The remarkable thing is that the Core 7i @ 3,6 Ghz processed 380 files, while the other three systems combined only processed 199. Keep in mind that the Core 7i has only 4 physical cores...
It is difficult to give an impression how PPSS works in distributed mode, however maybe the status screen can give you an idea.
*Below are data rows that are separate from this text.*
template <typename T, int TAPS>
__device__ __forceinline__ void fold_tile_body(const FoldDesc& d, const float* __restrict__ params, const float* __restrict__ bnstats,
                                               unsigned char* __restrict__ packed, int with_dgrad, int raw, float* sW, float* s_scale, int t, int cot_sub) {
  constexpr int COT = kFoldCot;
  constexpr int RUN = 64 * TAPS;
  constexpr int PITCH = RUN + 1;
  const int ci_tiles = d.ci / 64;
  const int cot = t / ci_tiles, cit = t - cot * ci_tiles;
  const int co0 = cot * 64 + cot_sub * COT, c0 = cit * 64;
  if (threadIdx.x < COT) {
    const int co = co0 + threadIdx.x;
    const float sc = co < d.co ? fold_scale(d, params, bnstats, co, raw) : 0.f;
    s_scale[threadIdx.x] = sc;
    if (cit == 0) {
      float b = 0.f;
      if (co < d.co) {
        if (d.has_bn) b = raw ? 0.f : params[d.b_off + co] - bnstats[d.mean_off + co] * sc;
        else if (d.has_bias) b = params[d.b_off + co];
      }
      reinterpret_cast<float*>(packed + d.bias_off)[co] = b;
      reinterpret_cast<float*>(packed + d.scale_off)[co] = sc;
    }
  }
  __syncthreads();
#pragma unroll 6
  for (int i = threadIdx.x; i < COT * RUN / 4; i += 256) {
    const int co_l = i / (RUN / 4), q = i - co_l * (RUN / 4);
    const int co = co0 + co_l;
    float4 v = make_float4(0.f, 0.f, 0.f, 0.f);
    if (co < d.co) v = *reinterpret_cast<const float4*>(params + d.w_off + ((long)co * d.ci + c0) * TAPS + 4 * q);
    const float sc = s_scale[co_l];
    float* dst = sW + co_l * PITCH + 4 * q;
    dst[0] = v.x * sc; dst[1] = v.y * sc; dst[2] = v.z * sc; dst[3] = v.w * sc;
  }
  __syncthreads();
  T* wf = reinterpret_cast<T*>(packed + d.wf_off);
  constexpr int V16 = (int)(8 * sizeof(T) / 16);
#pragma unroll 3
  for (int i = threadIdx.x; i < COT * TAPS * 8; i += 256) {
    const int co_l = i / (TAPS * 8), rem = i - co_l * (TAPS * 8);
    const int tap = rem >> 3, c_l = (rem & 7) * 8;
    const float* src = sW + co_l * PITCH + c_l * TAPS + tap;
    T o8[8];
#pragma unroll
    for (int e = 0; e < 8; ++e) o8[e] = from_f32<T>(src[e * TAPS]);
    T* dst = wf + (long)(co0 + co_l) * d.kf + tap * d.ci + c0 + c_l;
#pragma unroll
    for (int v = 0; v < V16; ++v) reinterpret_cast<uint4*>(dst)[v] = reinterpret_cast<const uint4*>(o8)[v];
  }
  if (with_dgrad && d.wd_off >= 0) {
    T* wd = reinterpret_cast<T*>(packed + d.wd_off);
#pragma unroll 3
    for (int i = threadIdx.x; i < 64 * TAPS * (COT / 8); i += 256) {
      const int co_l = (i % (COT / 8)) * 8, rem = i / (COT / 8);
      const int tap = rem % TAPS, c_l = rem / TAPS;
      const float* src = sW + co_l * PITCH + c_l * TAPS + tap;
      T o8[8];
#pragma unroll
      for (int e = 0; e < 8; ++e) o8[e] = from_f32<T>(src[e * PITCH]);
      T* dst = wd + (long)(c0 + c_l) * d.kd + tap * d.co_pad + co0 + co_l;
#pragma unroll
      for (int v = 0; v < V16; ++v) reinterpret_cast<uint4*>(dst)[v] = reinterpret_cast<const uint4*>(o8)[v];
    }
  }
}

template <typename T>
__global__ __launch_bounds__(256) void fold_tile_kernel(const FoldTable tab, const float* __restrict__ params, const float* __restrict__ bnstats,
                                                        unsigned char* __restrict__ packed, int with_dgrad, int raw, int tile_first) {
  extern __shared__ __attribute__((aligned(16))) unsigned char fold_smem[];
  float* sW = reinterpret_cast<float*>(fold_smem);
  __shared__ float s_scale[32];
  int li = 0;
  for (int i = 0; i < tab.n; ++i)
    if (tab.d[i].tiled && tile_first + (int)blockIdx.x >= tab.d[i].tile_begin) li = i;
  const FoldDesc& d = tab.d[li];
  const int t = tile_first + (int)blockIdx.x - d.tile_begin;
  if (d.r * d.s == 9) fold_tile_body<T, 9>(d, params, bnstats, packed, with_dgrad, raw, sW, s_scale, t, (int)blockIdx.y);
  else fold_tile_body<T, 1>(d, params, bnstats, packed, with_dgrad, raw, sW, s_scale, t, (int)blockIdx.y);
}

__global__ __launch_bounds__(256) void unfold_kernel(const FoldTable tab, const PartTable pt, int first_layer, const float* __restrict__ params,
                                                     const float* __restrict__ bnstats, const unsigned char* __restrict__ bwd,
                                                     float* __restrict__ grads, int raw) {
  const FoldDesc& d = tab.d[first_layer + blockIdx.y];
  const int co = blockIdx.x;
  if (co >= d.co) return;
  const float* dw = reinterpret_cast<const float*>(bwd + d.dw_off) + (long)co * d.kf;
  const float* db = reinterpret_cast<const float*>(bwd + d.db_off);
  const int li = first_layer + blockIdx.y;
  float dbsum = 0.f;
  if (pt.tiles[li] > 0) {
    const float* part = reinterpret_cast<const float*>(bwd + pt.off[li]);
    const int per_tile = pt.groups[li];
    const int total = pt.tiles[li] * per_tile;
    for (int i = threadIdx.x; i < total; i += 256) {
      const int t = i / per_tile, g = i - t * per_tile;
      dbsum += part[(long)t * pt.ld[li] + g * pt.gstride[li] + co];
    }
  }
  float rstd = 1.f, sc = 1.f;
  if (d.has_bn && !raw) {
    rstd = 1.0f / sqrtf(bnstats[d.var_off + co] + kBnEps);
    sc = params[d.g_off + co] * rstd;
  }
  float dot = 0.f;
  __shared__ __attribute__((aligned(16))) float s_row[4608];
  if (d.tiled && d.kf <= 4608) {
    const int taps = d.r * d.s;
    const long base = d.w_off + (long)co * d.kf;
    if ((((uintptr_t)dw | (uintptr_t)(params + base) | (uintptr_t)(grads + base)) & 15) == 0 && (d.kf & 3) == 0) {
      for (int k = threadIdx.x; k < d.kf / 4; k += 256) reinterpret_cast<float4*>(s_row)[k] = reinterpret_cast<const float4*>(dw)[k];
      __syncthreads();
      for (int i4 = threadIdx.x; i4 < d.kf / 4; i4 += 256) {
        float g[4];
        int c = (4 * i4) / taps, tap = 4 * i4 - c * taps;
#pragma unroll
        for (int e = 0; e < 4; ++e) {
          g[e] = s_row[tap * d.ci + c];
          if (++tap == taps) { tap = 0; ++c; }
        }
        const float4 w = reinterpret_cast<const float4*>(params + base)[i4];
        reinterpret_cast<float4*>(grads + base)[i4] = make_float4(g[0] * sc, g[1] * sc, g[2] * sc, g[3] * sc);
        dot += g[0] * w.x + g[1] * w.y + g[2] * w.z + g[3] * w.w;
      }
    } else {
      for (int k = threadIdx.x; k < d.kf; k += 256) s_row[k] = dw[k];
      __syncthreads();
      for (int i = threadIdx.x; i < d.kf; i += 256) {
        const int c = i / taps, tap = i - c * taps;
        const float g = s_row[tap * d.ci + c];
        grads[base + i] = g * sc;
        dot += g * params[base + i];
      }
    }
  } else {
    for (int k = threadIdx.x; k < d.kf; k += 256) {
      const long src = fold_src_index(d, co, k);
      if (src >= 0) {
        const float g = dw[k];
        grads[d.w_off + src] = g * sc;
        dot += g * params[d.w_off + src];
      }
    }
  }
  __shared__ float red[8];
#pragma unroll
  for (int o = 32; o > 0; o >>= 1) {
    dot += __shfl_down(dot, o, 64);
    dbsum += __shfl_down(dbsum, o, 64);
  }
  if ((threadIdx.x & 63) == 0) {
    red[threadIdx.x >> 6] = dot;
    red[4 + (threadIdx.x >> 6)] = dbsum;
  }
  __syncthreads();
  if (threadIdx.x == 0) {
    const float tot = red[0] + red[1] + red[2] + red[3];
    const float dbp = pt.tiles[li] > 0 ? (red[4] + red[5] + red[6] + red[7]) : db[co];
    if (d.has_bn) {
      if (!raw) {
        grads[d.g_off + co] = rstd * (tot - bnstats[d.mean_off + co] * dbp);
        grads[d.b_off + co] = dbp;
      }
    } else if (d.has_bias) {
      grads[d.b_off + co] = dbp;
    }
  }
}

}

template <typename T>
__global__ __launch_bounds__(256) void dq_pad_kernel(const float* __restrict__ src, T* __restrict__ dst, int rows, int nq) {
  const int i = blockIdx.x * 256 + threadIdx.x;
  if (i >= rows * 64) return;
  const int b = i >> 6, c = i & 63;
  dst[i] = from_f32<T>(c < nq ? src[(long)b * nq + c] : 0.f);
}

mrt 29 22:18:27: INFO ========================================================= mrt 29 22:18:27: INFO |P|P|S|S| mrt 29 22:18:27: INFO Distributed Parallel Processing Shell Script version 2.17 mrt 29 22:18:27: INFO ========================================================= mrt 29 22:18:27: INFO Hostname: MacBoek.local mrt 29 22:18:27: INFO --------------------------------------------------------- mrt 29 22:18:28: INFO Status: 100 percent complete. mrt 29 22:18:28: INFO Nodes: 7 mrt 29 22:18:28: INFO --------------------------------------------------------- mrt 29 22:18:28: INFO IP-address Hostname Processed Status mrt 29 22:18:28: INFO --------------------------------------------------------- mrt 29 22:18:28: INFO 192.168.0.4 Core7i 155 FINISHED mrt 29 22:18:29: INFO 192.168.0.2 MINI.local 34 FINISHED mrt 29 22:18:29: INFO 192.168.0.5 server 29 FINISHED mrt 29 22:18:30: INFO 192.168.0.63 host3 6 FINISHED mrt 29 22:18:31: INFO 192.168.0.64 host4 6 FINISHED mrt 29 22:18:31: INFO 192.168.0.20 imac-2.local 34 FINISHED mrt 29 22:18:32: INFO 192.168.0.1 router 7 FINISHED mrt 29 22:18:32: INFO --------------------------------------------------------- mrt 29 22:18:32: INFO Total processed: 271
Why?
I wanted to know if it is possible to use a single bash shell script to perform parallel and distributed computing? I think the answer is yes. I chose Bash since it is so simple yet powerful (Although no match for Python or Perl). I wanted to create a single executable script, for easy deployment. I'm aware of the fact that a utility such as xargs provides an easier method of executing parallel tasks, however, I wanted to create my own job handling mechanism just for the sake of it. And PPSS does much more than just executing jobs in parallel.